For instance, think about an average seminar of students:
- Certain students will always participate
- Conversely, certain students will never participate
- The remainder of students may tend to participate more when others participate and less when others do not.
Below are two fairly more robust critical mass models.
The Used Car Market
It is well known that as soon as a new car is bought and driven off the lot, its value drops significantly. Walrasian economics cannot explain this phenomena. George Akerlof, however, developed a model that provides insight into this case.
The Model:
Cars can be divided into two categories and two subcategories:
- First, a car is either new or used
- Second, a car is either good or bad (a "lemon" or not)
The purchaser of a new car soon finds out whether or not his car is a lemon but, importantly, he is the only one who knows this.
Someone in the market for a used car knows that the market is comprised of both lemons and non-lemons.

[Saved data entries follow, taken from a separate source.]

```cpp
#pragma unroll 1
    for (int phase = 0; phase < 2; ++phase) {
#pragma unroll
      for (int e = 0; e < 16; ++e) { R0[e] = (v4uu){0, 0, 0, 0}; R1[e] = (v4uu){0, 0, 0, 0}; }
      {
      const int i16 = lane_v & 15, part = lane_v >> 4;
      const int hb = part >> 1, qq = part & 1;
      const int cs = wave * 32 + 16 * phase + i16;
      const int gs = pass0 + cs;
      const int rls = gs / N, sis = gs - rls * N;
      const bool vs = (gs < n_tot) && (ray0 + rls < A.R);
      float o[3], d[3];
      const float *ry = RY + (vs ? rls : 0) * 12;
#pragma unroll
      for (int i = 0; i < 3; ++i) { o[i] = ry[i]; d[i] = ry[3 + i]; }
      const float radius = ry[9];
      const float *td = TD + (vs ? rls : 0) * (N + 1);
      const float t0 = td[vs ? sis : 0], t1 = td[vs ? sis + 1 : 1];
      float lm[3], lv[3];
      cast_sample(o, d, radius, t0, t1, cfg.ray_shape, lm, lv);
      if (cfg.disable_integration) { lv[0] = 0.0f; lv[1] = 0.0f; lv[2] = 0.0f; }
      char *xw = Xb + (wave * 16 + i16) * 16;
      RN_STAMPW(A, 17);
      float sc = qq ? 256.0f : 1.0f, sc2 = qq ? 65536.0f : 1.0f;
      char *xq = xw + (6 * hb + 3 * qq) * BT * 16;
#pragma clang loop unroll(disable)
      for (int dp = 0; dp < 4; ++dp) {
        const float sc_odd = sc * 2.0f, sc2_odd = sc2 * 4.0f;
#pragma unroll
        for (int a = 0; a < 3; ++a) {
          float f[2];
#pragma unroll
          for (int u = 0; u < 2; ++u) {
            const int k6 = 2 * a + u, odd = k6 / 3, b3 = k6 - 3 * odd;
            f[u] = ipe_feature_split_sc(lm[b3], lv[b3], odd ? sc_odd : sc, odd ? sc2_odd : sc2, hb);
          }
          unsigned whi, wlo;
          split_pair_f16(f[0], f[1], whi, wlo);
          const int t = 3 * dp + a;
          char *dst = xq + (t >> 2) * BT * 16 + (t & 3) * 4;
          *reinterpret_cast<unsigned *>(dst) = whi;
          *reinterpret_cast<unsigned *>(dst + (BT / 2) * 16) = wlo;
        }
        sc *= 4.0f;
        sc2 *= 16.0f;
      }
      }
      RN_STAMPW(A, 18);
      wave_sync();
      RN_STAMPW(A, 3 + phase * 4);
      if (phase == 0) {
#pragma unroll
        for (int d = AF; d < SQ_NF; ++d) ar[d] = lds_frag<MM>(p.wbuf + p.cur_off + 1024 + lane_v * 16 + d * 1024);
      }
      SqAcc accs[2];
      sq_bias_now(p, accs[1]);
      sq_load_ipe_frags(p, R1);
      sq_layer<true>(p, ar, accs, false, R1, R0);
#pragma unroll
      for (int e = 0; e < 6; ++e) R1[e] = (v4uu){0, 0, 0, 0};
      RN_STAMPW(A, 4 + phase * 4);
#pragma unroll 1
      for (int it = 0; it < 4; ++it) {
        sq_layer<false>(p, ar, accs, it == 2, R0, R1);
        if (it < 3) sq_layer<false>(p, ar, accs, false, R1, R0);
      }
      RN_STAMPW(A, 5 + phase * 4);
      if (phase == 0) {
        v4uu none[8];
        heads(Run0(), none);
        RN_STAMPW(A, 6);
      }
    }
    v4uu bn[8];
    heads(Run1(), bn);
    RN_STAMPW(A, 10);
#pragma unroll
    for (int e = 0; e < 16; ++e) { R0[e] = (v4uu){0, 0, 0, 0}; R1[e] = (v4uu){0, 0, 0, 0}; }
    {
    const int h4 = RINGPS ? (fresh_lane() >> 5) : h;
    char *xs = Xb + col * 16;
    {
      SampleHeads sh;
      int g4; bool valid4;
      load_heads(sh, g4, valid4);
      if (valid4 && h4 == 0) heads_store<NPS_EVAL, PSM>(sh, PS, PX, g4, RINGPS ? wave * 32 + (fresh_lane() & 31) : col);
      float ide[40];
#pragma unroll
      for (int q = 36; q < 40; ++q) ide[q] = 0.0f;
      if (cfg.dir_enc == REFNERF_DIRENC_POSENC) posenc_eval<false, true>(sh.refd[0], sh.refd[1], sh.refd[2], h4, [&](int q, float val) { ide[q] = val; });
      else ide_eval<false>(sh.refd[0], sh.refd[1], sh.refd[2], sh.rough, h4, [&](int q, float val) { ide[q] = val; });
      if (h4 == 0) ide[36] = sh.dot;
#pragma unroll
      for (int q = 0; q < 5; ++q) {
        v8mm pk;
#pragma unroll
        for (int e = 0; e < 8; ++e) pk[e] = (mm_t)ide[q * 8 + e];
        *reinterpret_cast<v8mm *>(xs + (5 * h4 + q) * BT * 16) = pk;
      }
    }
    wave_sync();
    RN_STAMPW(A, 11);
    v8mm (&ad)[AF] = reinterpret_cast<v8mm (&)[AF]>(ar);
    dir_layer<MM, BF_BNLDS, BF_DIR_REAL_KS>(p, ad, 0, R0, bn, R0);
    RN_STAMPW(A, 12);
#pragma unroll 1
    for (int it = 0; it < 4; ++it) {
      dir_layer<MM, BF_REG, 0>(p, ad, (it == 2) ? 2 : 0, R0, bn, R1, it == 3 ? SP_ADV_WRAP : BF_CHUNK_BYTES);
      if (it < 3) dir_layer<MM, BF_REG, 0>(p, ad, 0, R1, bn, R0);
    }
    RN_STAMPW(A, 13);
    v16f acc;
    bf_chunk<MM, BF_REG, 0, true, true>(p, ad, R1, bn, acc);
    float raw_rgb[3];
    const int lane6 = RINGPS ? fresh_lane() : lane;
    const int n6 = RINGPS ? (lane6 & 31) : n, h6 = RINGPS ? (lane6 >> 5) : h;
#pragma unroll
    for (int i = 0; i < 3; ++i) raw_rgb[i] = __shfl(acc[i], n6, 64);
    int g_w, rl_w; bool valid;
    locate(g_w, rl_w, valid);
    int lane_w = lane6, pass_w = pass0;
    asm volatile("" : "+v"(lane_w), "+s"(pass_w));
    if (valid) {
      int ci = RINGPS ? wave * 32 + n6 : col, pr = ps_row<PSM>(g_w) * NPS_EVAL;
      asm volatile("" : "+v"(ci), "+v"(pr));
      float tint[3], raw_dif[3];
#pragma unroll
      for (int i = 0; i < 3; ++i) { tint[i] = PS[pr + PS_TINT + i]; raw_dif[i] = HD[(5 + i) * BT + ci]; }
      int half = h6;
      asm volatile("" : "+v"(half));
      colour_store_halves<NPS_EVAL, PSM, true>(A, half, tint, raw_dif, raw_rgb, PS, g_w);
    }
    wave_sync();
    history_flush<NPS_EVAL, PSM>(A, PS, PX, n_tot, pass_w + wave * 32, wave * 32, (size_t)ray0 * N + pass_w + wave * 32, lane_w);
    RN_STAMPW(A, 14);
    }
    __builtin_amdgcn_wave_barrier();
    pass_epilogue();
  }
  asm volatile("s_waitcnt vmcnt(0)" ::: "memory");
  __syncthreads();
  RN_STAMPW(A, 15);
#ifdef REFNERF_PROF_WAITS
  if (A.prof && blockIdx.x == (gridDim.x >> 1) && lane == 0) {
    A.prof[wave * 32 + 20] = p.t_vm; A.prof[wave * 32 + 21] = p.t_bar;
    A.prof[wave * 32 + 23] = (long long)__builtin_amdgcn_s_memrealtime();
  }
#endif
  if constexpr (!RINGPS) composite_phase<BF_NW, false, NPS_EVAL>(A, TD, XP, PS, n_tot, ray0, wave, lane, reinterpret_cast<float *>(WB), NRM);
  RN_STAMPW(A, 16);
}

#ifndef REFNERF_SECONDARY_TU
__global__ __launch_bounds__(BF_NTHREADS) void level_fwd_f16x2(const LevelArgs A) { level_fwd_split<false>(A); }
__global__ __launch_bounds__(BF_NTHREADS) void level_fwd_f16x2_ring(const LevelArgs A) { level_fwd_split<true>(A); }
#endif

__device__ __forceinline__ int ipe_col_of_kprime(int kp) { return kp; }

}
```

Baseline: 282.7 million ray-samples/s.

## Deepen weight-fragment register ring to eight slots in MLP trunk chunks

Widens the LDS weight-fragment prefetch ring from SQ_NF to eight slots for most trunk output blocks, with a compile-time checker confirming every slot is refilled before it is read and that next-chunk slots are only read after the rendezvous. The last block drops back to the shallower ring so the depth matches what the code after the trunk expects. The aim is more prefetch distance between LDS fragment loads and the MFMAs that consume them, hiding LDS latency. The cost is extra VGPRs, which may lower occupancy or cause spills, and the rendezvous point moves earlier for 12-piece chunks.

```diff
diff --git a/refnerf-pl_amd/csrc/refnerf_level_bf16.h b/refnerf-pl_amd/csrc/refnerf_level_bf16.h
--- a/refnerf-pl_amd/csrc/refnerf_level_bf16.h
+++ b/refnerf-pl_amd/csrc/refnerf_level_bf16.h
@@ -463,15 +463,47 @@
   const int jj = j % 6, sl = j / 6;
   return jj == 2 ? 4 * sl + 2 : (jj == 3 ? 4 * sl + 3 : (jj == 4 ? 4 * sl : (jj == 5 ? 4 * sl + 1 : -1)));
 }
-template <int KIND, bool PRE, typename Hook = NoHook>
-__device__ __forceinline__ void sq_chunk(Pipe &p, sq_v8 (&fr)[SQ_NF], const v4uu (&in)[16], SqAcc &acc, SqAcc &nacc, Hook &&hook = Hook(), int adv = BF_CHUNK_BYTES) {
-  constexpr int NM = sq_nm<KIND>(), NP = sq_np<KIND>();
-  constexpr int RDV = NM / 2 - 1;
+constexpr int SQ_NFE = 8;
+struct SqRefill { int slot, piece; bool nxt; };
+template <int KIND, int D> constexpr SqRefill sq_refill(int rel) {
+  constexpr int NP = sq_np<KIND>();
+  if (NP == 12 && D == 8) return rel < 4 ? SqRefill{rel, rel + 8, false} : (rel < 8 ? SqRefill{rel, rel, true} : SqRefill{rel - 8, rel - 8, true});
+  return rel + D < NP ? SqRefill{rel % D, rel + D, false} : SqRefill{rel % D, rel + D - NP, true};
+}
+template <int KIND, int D> constexpr int sq_rdv() { return sq_nm<KIND>() / 2 - ((sq_np<KIND>() == 12 && D == 8) ? 2 : 1); }
+template <int KIND, int D, int E> constexpr bool sq_ring_ok() {
+  constexpr int NM = sq_nm<KIND>(), NP = sq_np<KIND>(), RDV = sq_rdv<KIND, D>();
+  if (!((D == SQ_NF || D == SQ_NFE) && (E == SQ_NF || E == SQ_NFE)) || RDV < 0 || RDV + 8 >= NM) return false;
+  int slot[SQ_NFE] = {-1, -1, -1, -1, -1, -1, -1, -1};
+  for (int d = 0; d < (E < D ? E : D); ++d) slot[d] = d;
+  for (int d = E; d < D; ++d) slot[d] = d;
+  for (int j = 0; j < NM; ++j) {
+    const int q = sq_piece<KIND>(j);
+    if (q >= NP || slot[q % D] != q) return false;
+    const int rel = sq_release<KIND>(j);
+    if (rel < 0) continue;
+    const SqRefill r = sq_refill<KIND, D>(rel);
+    if (r.slot < 0 || r.slot >= D || slot[r.slot] != rel) return false;
+    for (int i = j + 1; i < NM; ++i) if (sq_piece<KIND>(i) == rel) return false;
+    if (r.nxt && j <= RDV) return false;
+    if (!r.nxt && r.piece >= NP) return false;
+    slot[r.slot] = r.nxt ? 100 + r.piece : r.piece;
+  }
+  for (int d = 0; d < D; ++d) if (slot[d] != 100 + d) return false;
+  return true;
+}
+template <int KIND, bool PRE, int D = SQ_NF, int E = D, typename Hook = NoHook>
+__device__ __forceinline__ void sq_chunk(Pipe &p, sq_v8 (&fr)[SQ_NFE], const v4uu (&in)[16], SqAcc &acc, SqAcc &nacc, Hook &&hook = Hook(), int adv = BF_CHUNK_BYTES) {
+  constexpr int NM = sq_nm<KIND>();
+  constexpr int RDV = sq_rdv<KIND, D>();
+  static_assert(sq_ring_ok<KIND, D, E>(), "piece ring: a slot read before it is filled, or the next chunk's slot read before the rendezvous");
   const char *w = p.wbuf + p.cur_off;
   const char *cur = w + 1024 + p.lane * 16;
   const char *nxt = p.wbuf + p.nxt_off + 1024 + p.lane * 16;
   sq_v8 xb[2];
   if (KIND == SQ_X) { xb[0] = lds_frag<MmF16>(p.xps); xb[1] = lds_frag<MmF16>(p.xps + (BT / 2) * 16); }
+#pragma unroll
+  for (int d = E; d < D; ++d) fr[d] = lds_frag<MmF16>(cur + d * 1024);
   __builtin_amdgcn_sched_barrier(0);
 #pragma unroll
   for (int j = 0; j < NM; ++j) {
@@ -479,12 +511,12 @@
     sq_v8 b;
     if (KIND == SQ_X) b = xb[sq_lo<KIND>(j) ? 1 : 0];
     else b = __builtin_bit_cast(sq_v8, in[2 * ((KIND == SQ_B ? 4 : 0) + sl) + (sq_lo<KIND>(j) ? 1 : 0)]);
-    if (sq_tile<KIND>(j)) acc.t1 = __builtin_amdgcn_mfma_f32_16x16x32_f16(fr[sq_piece<KIND>(j) % SQ_NF], b, acc.t1, 0, 0, 0);
-    else acc.t0 = __builtin_amdgcn_mfma_f32_16x16x32_f16(fr[sq_piece<KIND>(j) % SQ_NF], b, acc.t0, 0, 0, 0);
+    if (sq_tile<KIND>(j)) acc.t1 = __builtin_amdgcn_mfma_f32_16x16x32_f16(fr[sq_piece<KIND>(j) % D], b, acc.t1, 0, 0, 0);
+    else acc.t0 = __builtin_amdgcn_mfma_f32_16x16x32_f16(fr[sq_piece<KIND>(j) % D], b, acc.t0, 0, 0, 0);
     const int rel = sq_release<KIND>(j);
     if (rel >= 0) {
-      const int q = rel + SQ_NF;
-      fr[rel % SQ_NF] = (q < NP) ? lds_frag<MmF16>(cur + q * 1024) : lds_frag<MmF16>(nxt + (q - NP) * 1024);
+      const SqRefill r = sq_refill<KIND, D>(rel);
+      fr[r.slot] = lds_frag<MmF16>((r.nxt ? nxt : cur) + r.piece * 1024);
     }
     hook(j);
     if (KIND == SQ_X) {
@@ -515,23 +547,35 @@
   oh[q] = hi;
   ol[q] = lo;
 }
+template <bool LAYER0> constexpr int sq_depth(int ob) { return (LAYER0 || ob < 7) ? SQ_NFE : SQ_NF; }
+constexpr int SQ_TRUNK_ENTRY = sq_depth<true>(7) < sq_depth<false>(7) ? sq_depth<true>(7) : sq_depth<false>(7);
+template <bool LAYER0, int OB>
+__device__ __forceinline__ void sq_slice(Pipe &p, sq_v8 (&fr)[SQ_NFE], SqAcc (&accs)[2], bool skip, const v4uu (&in)[16], v4uu (&out)[16]) {
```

Knowing this, the used car purchaser seeks to bid no more than a weighted average of the price they'd pay for a lemon and the price they'd pay for a non-lemon using their best estimate of the populations for each.
Let: qL=the estimated population of lemons pL=price willing to pay for a lemon pNL'=price willing to pay for non-lemon
Then,
Bid=q*pL+(1-q)*pNL
The important part to note is that the bid price will be lower than pNL but higher than pL. Owners of non-lemons will have less incentive to sell their cars while owners of lemons will have more.
The results fall out easily from here:
- Some non-lemons owners will decide not to sell and accept a lower bid than the car is worth. This subsequently lowers the overall bid price.
- The non-lemon owners who originally would sell observe the lower bid price and the growing lemon market and decide not to sell. This lowers the bid price.
- This continues ad infinitum.
Broader Applications:
The Lemon Model can be generalized to markets with asymmetric information where the seller has more knowledge.
Examples include:
- Housing market
- Stock market
- Insurance
Tipping
Tipping in this model does not refer to adding gratuity to a bill after a meal (though a critical mass problem could feasibly be applied to such a situation). Rather, tipping is a term used to describe social migration of a society with two or more groups.
1960s Racial Example:
- To start, whites dominate a given neighborhood or school district.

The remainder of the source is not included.